[Dataset entries]

# # #

template <int HWK>
__global__ __launch_bounds__(256) void k_hp_apply_w(const hp_plan P, const unsigned long long* __restrict__ solved_mask,
                                                    const float* __restrict__ sci,
                                                    const float* __restrict__ ref,
                                                    const float* __restrict__ srms,
                                                    const float* __restrict__ trms,
                                                    const uint8_t* __restrict__ outbad,
                                                    const double* __restrict__ xsol,
                                                    const float2* __restrict__ kcg, int maxbx, int maxby,
                                                    float* __restrict__ diff,
                                                    float* __restrict__ noise,
                                                    int* __restrict__ nmasked) {
    const int reg = blockIdx.z;
    const int solved = (int)((*solved_mask >> reg) & 1ull);
    typedef applyw_cfg<HWK> C;
    constexpr int STEP = C::STEP, R = C::R, LPR = C::LPR, NB = C::NBW, TW = C::TW, TP = C::TP, TH = C::TH;
    typedef float ap_v2f __attribute__((ext_vector_type(2)));
    extern __shared__ float apw_smem[];
    ap_v2f* tTV = reinterpret_cast<ap_v2f*>(apw_smem);
    __shared__ int wmask[4];
    const int tid = threadIdx.x;
    const int x0r = P.rx0[reg], x1r = P.rx1[reg], y0r = P.ry0[reg], y1r = P.ry1[reg];
    const int gx0 = x0r + blockIdx.x * NB * STEP;
    const int gy0 = y0r + blockIdx.y * STEP;
    if (gx0 >= x1r || gy0 >= y1r) return;
    const double xc = x0r + 0.5 * (x1r - x0r), hx = 0.5 * (x1r - x0r);
    const double yc = y0r + 0.5 * (y1r - y0r), hy = 0.5 * (y1r - y0r);
    const double bg0 = xsol[(size_t)reg * P.nunk + 1 + (size_t)(P.nc - 1) * P.nkp];
    const float norm = P.normalize ? (float)(1.0 / xsol[(size_t)reg * P.nunk]) : 1.f;
    {
        constexpr int NIT = (TH * TW + 255) / 256;
        float tt[NIT], tr[NIT];
#pragma unroll
        for (int it = 0; it < NIT; ++it) {
            const int e = tid + 256 * it;
            const int yy = e / TW, xx = e - yy * TW;
            const int gx = gx0 - HWK + xx, gy = gy0 - HWK + yy;
            tt[it] = 0.f;
            tr[it] = 0.f;
            if (e < TH * TW && gx >= 0 && gx < P.nx && gy >= 0 && gy < P.ny) {
                const size_t idx = (size_t)gy * P.nx + gx;
                tt[it] = ref[idx];
                tr[it] = trms[idx];
            }
        }
#pragma unroll
        for (int it = 0; it < NIT; ++it) {
            const int e = tid + 256 * it;
            float t = tt[it], v = tr[it] * tr[it];
            if (!(fabsf(t) < 3e38f)) t = 0.f;
            if (!(fabsf(v) < 3e38f)) v = 0.f;
            if (e < TH * TW) tTV[(e / TW) * TP + e % TW] = (ap_v2f){t, v};
        }
    }
    __syncthreads();
    const int b = __builtin_amdgcn_readfirstlane(tid >> 6);
    const int l = tid & 63;
    const int row = l / LPR, strip = l - row * LPR;
    const int ox0 = b * STEP + strip * R;
    const bool live = row < STEP && gx0 + b * STEP < x1r && gy0 + row < y1r && gy0 + row < P.ny;
    ap_v2f acc2[R];
#pragma unroll
    for (int q = 0; q < R; ++q) acc2[q] = (ap_v2f){0.f, 0.f};
    {
        const int bxi = min((int)blockIdx.x * NB + b, maxbx - 1);
        const ap_v2f* kb = reinterpret_cast<const ap_v2f*>(kcg) +
                           (((size_t)reg * maxby + blockIdx.y) * maxbx + bxi) * (STEP * STEP);
        const int rowc = min(row, STEP - 1);
#pragma unroll 1
        for (int v = -HWK; v <= HWK; ++v) {
            const ap_v2f* rt = tTV + (rowc + HWK - v) * TP + ox0;
            ap_v2f w2[R + 2 * HWK];
#pragma unroll
            for (int q = 0; q < R + 2 * HWK; ++q) w2[q] = rt[(LPR * R == STEP) ? q : min(q, TW - 1 - ox0)];
            const ap_v2f* kr = kb + (v + HWK) * STEP;
#pragma unroll
            for (int u = -HWK; u <= HWK; ++u) {
                const ap_v2f k2 = kr[u + HWK];
#pragma unroll
                for (int q = 0; q < R; ++q) acc2[q] = __builtin_elementwise_fma(k2, w2[q + HWK - u], acc2[q]);
            }
        }
    }
    constexpr int OW = NB * STEP;
    __syncthreads();
    if (live) {
#pragma unroll
        for (int q = 0; q < R; ++q)
            if (strip * R + q < STEP) tTV[row * OW + ox0 + q] = acc2[q];
    }
    __syncthreads();
    int masked = 0;
    {
        constexpr int NE = (STEP * OW + 255) / 256;
        float es[NE], er[NE];
        bool eb[NE], ein[NE];
#pragma unroll
        for (int it = 0; it < NE; ++it) {
            const int e = tid + 256 * it;
            const int orow = e / OW, ocol = e - orow * OW;
            const int gx = gx0 + ocol, gy = gy0 + orow;
            ein[it] = e < STEP * OW && gx < x1r && gx < P.nx && gy < y1r && gy < P.ny;
            es[it] = er[it] = 0.f;
            eb[it] = true;
            if (ein[it]) {
                const size_t idx = (size_t)gy * P.nx + gx;
                eb[it] = outbad[idx] != 0;
                es[it] = sci[idx];
                er[it] = srms[idx];
            }
        }
#pragma unroll
        for (int it = 0; it < NE; ++it) {
            if (!ein[it]) continue;
            const int e = tid + 256 * it;
            const int orow = e / OW, ocol = e - orow * OW;
            const int gx = gx0 + ocol, gy = gy0 + orow;
            const size_t idx = (size_t)gy * P.nx + gx;
            float d = P.fi, nz = P.fin;
            if (solved && !eb[it]) {
                double bg = bg0;
                if (P.nbg > 1) {
                    const double xf = (gx - xc) / hx, yf = (gy - yc) / hy;
                    bg = 0.0;
                    for (int t = 0; t < P.nbg; ++t)
                        bg += xs_bg(xsol, reg, P, t) * ipowd(xf, P.bpi[t]) * ipowd(yf, P.bpj[t]);
                }
                const ap_v2f a = tTV[e];
                d = (es[it] - a.x - (float)bg) * norm;
                nz = sqrtf(fmaxf(er[it] * er[it] + a.y, 0.f)) * fabsf(norm);
            } else {
                masked += 1;
            }
            diff[idx] = d;
            noise[idx] = nz;
        }
    }
#pragma unroll
    for (int o = 32; o >= 1; o >>= 1) masked += __shfl_xor(masked, o);
    if ((tid & 63) == 0) wmask[tid >> 6] = masked;
    __syncthreads();
    if (tid == 0) {
        const int tot = wmask[0] + wmask[1] + wmask[2] + wmask[3];
        if (tot) atomicAdd(nmasked, tot);
    }
}
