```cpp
#ifndef PDP_RB_T
#define PDP_RB_T(i)
#endif
template <int M, bool WANT_KT = true, bool HUX_FROM_HX2 = false, bool WANT_PD = false>
PDP_DEV bool riccati_backward(d4& P, d4& W0, const d4 Ft, const d4 Y2, const d4 Grep, const d4 Hxx, const d4 HX2, const d4 HU2, double Hux0,
                              double* scratch, int lane, int p0, RiccatiGains& g, d4& P_old_out) {
    const d4 z = zero4();
    if constexpr (HUX_FROM_HX2) tile_to_lds17(scratch, HX2, lane);
    PDP_RB_T(0);
    d4 PF = mma_tn(P, Ft, z);
    d4 PY2 = mma_tn(P, Y2, W0);
    PDP_RB_T(1);
    d4 FY = mma_tn(Ft, PY2, HX2);
    d4 Q2 = z;
    Q2[0] = mma4_tn(Grep, PY2, HU2[0]);
    PDP_RB_T(2);
    if constexpr (HUX_FROM_HX2) {
        wave_lds_sync();
        Hux0 = ((lane >> 4) < M) ? scratch[(lane & 15) * 17 + (lane >> 4)] : 0.0;
    }
    d4 Qux = z;
    Qux[0] = mma4_tn(Grep, PF, Hux0);
    d4 Pn = mma_tn(Ft, PF, Hxx);
    P_old_out = P;
    PDP_RB_T(3);
    const int row = lane >> 4, col = lane & 15;
    d4 Z = z;
    double Zrep = 0.0;
    bool ok = true;
    if constexpr (M == 4) {
        scratch[544 + lane] = Q2[0];
        wave_lds_sync();
        PDP_RB_T(4);
        const int i = row, j = col & 3;
        const int r0 = (i == 0) ? 1 : 0, r1 = (i <= 1) ? 2 : 1, r2 = (i <= 2) ? 3 : 2;
        const int c0 = (j == 0) ? 1 : 0, c1 = (j <= 1) ? 2 : 1, c2 = (j <= 2) ? 3 : 2;
        const double* q = scratch + 544;
        const double m00 = q[r0 * 16 + c0], m01 = q[r0 * 16 + c1], m02 = q[r0 * 16 + c2];
        const double m10 = q[r1 * 16 + c0], m11 = q[r1 * 16 + c1], m12 = q[r1 * 16 + c2];
        const double m20 = q[r2 * 16 + c0], m21 = q[r2 * 16 + c1], m22 = q[r2 * 16 + c2];
        double cof = m00 * (m11 * m22 - m12 * m21) - m01 * (m10 * m22 - m12 * m20) + m02 * (m10 * m21 - m11 * m20);
        cof = ((i + j) & 1) ? -cof : cof;
        const double ac = Q2[0] * cof;
        const double t0 = readlane_f64(ac, 0), t1 = readlane_f64(ac, 1), t2 = readlane_f64(ac, 2), t3 = readlane_f64(ac, 3);
        const double det = (t0 + t1) + (t2 + t3), mag = (fabs(t0) + fabs(t1)) + (fabs(t2) + fabs(t3));
        if constexpr (WANT_PD) {
            const double a00 = readlane_f64(Q2[0], 0), a01 = readlane_f64(Q2[0], 1), a10 = readlane_f64(Q2[0], 16), a11 = readlane_f64(Q2[0], 17);
            g.pd = a00 > 0.0 && a00 * a11 - a01 * a10 > 0.0 && readlane_f64(cof, 51) > 0.0 && det > 0.0;
        }
        if (fabs(det) > COFACTOR4_GUARD * mag && fabs(det) <= 1.7e308) {
            double rdet = __builtin_amdgcn_rcp(det);
            rdet = fma(fma(-det, rdet, 1.0), rdet, rdet);
            Zrep = cof * rdet;
        } else {
            double a[16], ai[16];
#pragma unroll
            for (int ii = 0; ii < 4; ++ii)
#pragma unroll
                for (int jj = 0; jj < 4; ++jj) a[ii * 4 + jj] = readlane_f64(Q2[0], 16 * ii + jj);
            ok = inverse_small<4>(a, ai);
            double zz = 0.0;
#pragma unroll
            for (int ii = 0; ii < 4; ++ii)
#pragma unroll
                for (int jj = 0; jj < 4; ++jj) zz = (row == ii && (col & 3) == jj) ? ai[jj * 4 + ii] : zz;
            Zrep = zz;
        }
    } else {
        double a[M * M], ai[M * M];
#pragma unroll
        for (int i = 0; i < M; ++i)
#pragma unroll
            for (int j = 0; j < M; ++j) a[i * M + j] = readlane_f64(Q2[0], 16 * i + j);
        ok = inverse_small_fast<M>(a, ai);
        if constexpr (WANT_PD) g.pd = posdef_small<M>(a);
        double zz = 0.0;
#pragma unroll
        for (int i = 0; i < M; ++i)
#pragma unroll
            for (int j = 0; j < M; ++j) zz = (row == i && (col & 3) == j) ? ai[j * M + i] : zz;
        Zrep = zz;
    }
    Z[0] = (col < 4) ? Zrep : 0.0;
    PDP_RB_T(5);
    d4 K = z;
    K[0] = mma4_blk(Zrep, Qux[0], 0.0);
    g.IK = z;
    g.IK[0] = mma4_blk(Zrep, Q2[0], 0.0);
    if constexpr (WANT_KT) g.KT = mma_tn_r0(Qux, Z, z);
    g.K = K;
    g.Z = Z;
    g.Zrep = Zrep;
    g.Qux = Qux;
    P = mms_tn_r0(Qux, K, Pn);
    tile_to_lds17(scratch + 272, P, lane);
    PDP_RB_T(6);
    d4 Wn = mms_tn_r0(Qux, g.IK, FY);
    W0 = keep_cols(Wn, M, M + p0, lane);
    g.IK = keep_cols(g.IK, M, M + p0, lane);
    wave_lds_sync();
    PDP_RB_T(7);
    P = 0.5 * (P + tile_from_lds17_transposed(scratch + 272, lane));
    PDP_RB_T(8);
    return ok;
}

template <int CTRL>
PDP_DEV double dpp_mov_f64(double v) {
    const int lo = __builtin_amdgcn_update_dpp(0, __double2loint(v), CTRL, 0xf, 0xf, false);
    const int hi = __builtin_amdgcn_update_dpp(0, __double2hiint(v), CTRL, 0xf, 0xf, false);
    return __hiloint2double(hi, lo);
}
template <int M, bool WANT_PD = true>
PDP_DEV bool riccati_backward_aug(d4& P, const d4 Ft, const double Gblk, const d4 Grep, const d4 Hxx, const double HU0, const double Hux0, double* scratch, int lane,
                                  RiccatiGains& g) {
    const d4 z = zero4();
    d4 PF = mma_tn(P, Ft, z);
    const double PGb = mma4_tn(P, Grep, 0.0);
    d4 Q2 = z;
    {
        double q = mma4_blk(Gblk, PGb, HU0);
        q += dpp_mov_f64<0x128>(q);
        q += dpp_mov_f64<0x124>(q);
        Q2[0] = q;
    }
    d4 Qux = z;
    Qux[0] = mma4_tn(Grep, PF, Hux0);
    d4 Pn = mma_tn(Ft, PF, Hxx);
    const int row = lane >> 4, col = lane & 15;
    double Zrep = 0.0;
    bool ok = true;
    if constexpr (M == 4) {
        scratch[544 + lane] = Q2[0];
        wave_lds_sync();
        const int i = row, j = col & 3;
        const int r0 = (i == 0) ? 1 : 0, r1 = (i <= 1) ? 2 : 1, r2 = (i <= 2) ? 3 : 2;
        const int c0 = (j == 0) ? 1 : 0, c1 = (j <= 1) ? 2 : 1, c2 = (j <= 2) ? 3 : 2;
        const double* q = scratch + 544;
        const double m00 = q[r0 * 16 + c0], m01 = q[r0 * 16 + c1], m02 = q[r0 * 16 + c2];
        const double m10 = q[r1 * 16 + c0], m11 = q[r1 * 16 + c1], m12 = q[r1 * 16 + c2];
        const double m20 = q[r2 * 16 + c0], m21 = q[r2 * 16 + c1], m22 = q[r2 * 16 + c2];
        double cof = m00 * (m11 * m22 - m12 * m21) - m01 * (m10 * m22 - m12 * m20) + m02 * (m10 * m21 - m11 * m20);
        cof = ((i + j) & 1) ? -cof : cof;
        const double ac = Q2[0] * cof;
        const double t0 = readlane_f64(ac, 0), t1 = readlane_f64(ac, 1), t2 = readlane_f64(ac, 2), t3 = readlane_f64(ac, 3);
        const double det = (t0 + t1) + (t2 + t3), mag = (fabs(t0) + fabs(t1)) + (fabs(t2) + fabs(t3));
        if constexpr (WANT_PD) {
            const double a00 = readlane_f64(Q2[0], 0), a01 = readlane_f64(Q2[0], 1), a10 = readlane_f64(Q2[0], 16), a11 = readlane_f64(Q2[0], 17);
            g.pd = a00 > 0.0 && a00 * a11 - a01 * a10 > 0.0 && readlane_f64(cof, 51) > 0.0 && det > 0.0;
        }
        if (fabs(det) > COFACTOR4_GUARD * mag && fabs(det) <= 1.7e308) {
            double rdet = __builtin_amdgcn_rcp(det);
            rdet = fma(fma(-det, rdet, 1.0), rdet, rdet);
            Zrep = cof * rdet;
        } else {
            double a[16], ai[16];
#pragma unroll
            for (int ii = 0; ii < 4; ++ii)
#pragma unroll
// ... 55 lines not shown
```

pontryagin-differentiable-programming_amd/csrc/pdp_tile.h:

```cpp
#pragma once
#include <hip/hip_runtime.h>
#include <stdint.h>

typedef double d4 __attribute__((ext_vector_type(4)));

#define PDP_DEV __device__ __forceinline__

namespace pdp {

PDP_DEV int tile_row(int lane, int r) { return (lane >> 4) + 4 * r; }
PDP_DEV int tile_col(int lane) { return lane & 15; }

PDP_DEV d4 zero4() { d4 z = {0.0, 0.0, 0.0, 0.0}; return z; }

PDP_DEV d4 mma_tn(const d4 x, const d4 y, d4 c) {
    c = __builtin_amdgcn_mfma_f64_16x16x4f64(x[0], y[0], c, 0, 0, 0);
    c = __builtin_amdgcn_mfma_f64_16x16x4f64(x[1], y[1], c, 0, 0, 0);
    c = __builtin_amdgcn_mfma_f64_16x16x4f64(x[2], y[2], c, 0, 0, 0);
    c = __builtin_amdgcn_mfma_f64_16x16x4f64(x[3], y[3], c, 0, 0, 0);
    return c;
}
PDP_DEV d4 mma_tn_r0(const d4 x, const d4 y, d4 c) {
    return __builtin_amdgcn_mfma_f64_16x16x4f64(x[0], y[0], c, 0, 0, 0);
}
PDP_DEV d4 mms_tn_r0(const d4 x, const d4 y, d4 c) {
    return __builtin_amdgcn_mfma_f64_16x16x4f64(-x[0], y[0], c, 0, 0, 0);
}
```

# # #

Scan the lines above for "const double xc" and for "const double bg0". Repeat exactly the line holding each of them and every line in between.

    const double xc = x0r + 0.5 * (x1r - x0r), hx = 0.5 * (x1r - x0r);
    const double yc = y0r + 0.5 * (y1r - y0r), hy = 0.5 * (y1r - y0r);
    const double bg0 = xsol[(size_t)reg * P.nunk + 1 + (size_t)(P.nc - 1) * P.nkp];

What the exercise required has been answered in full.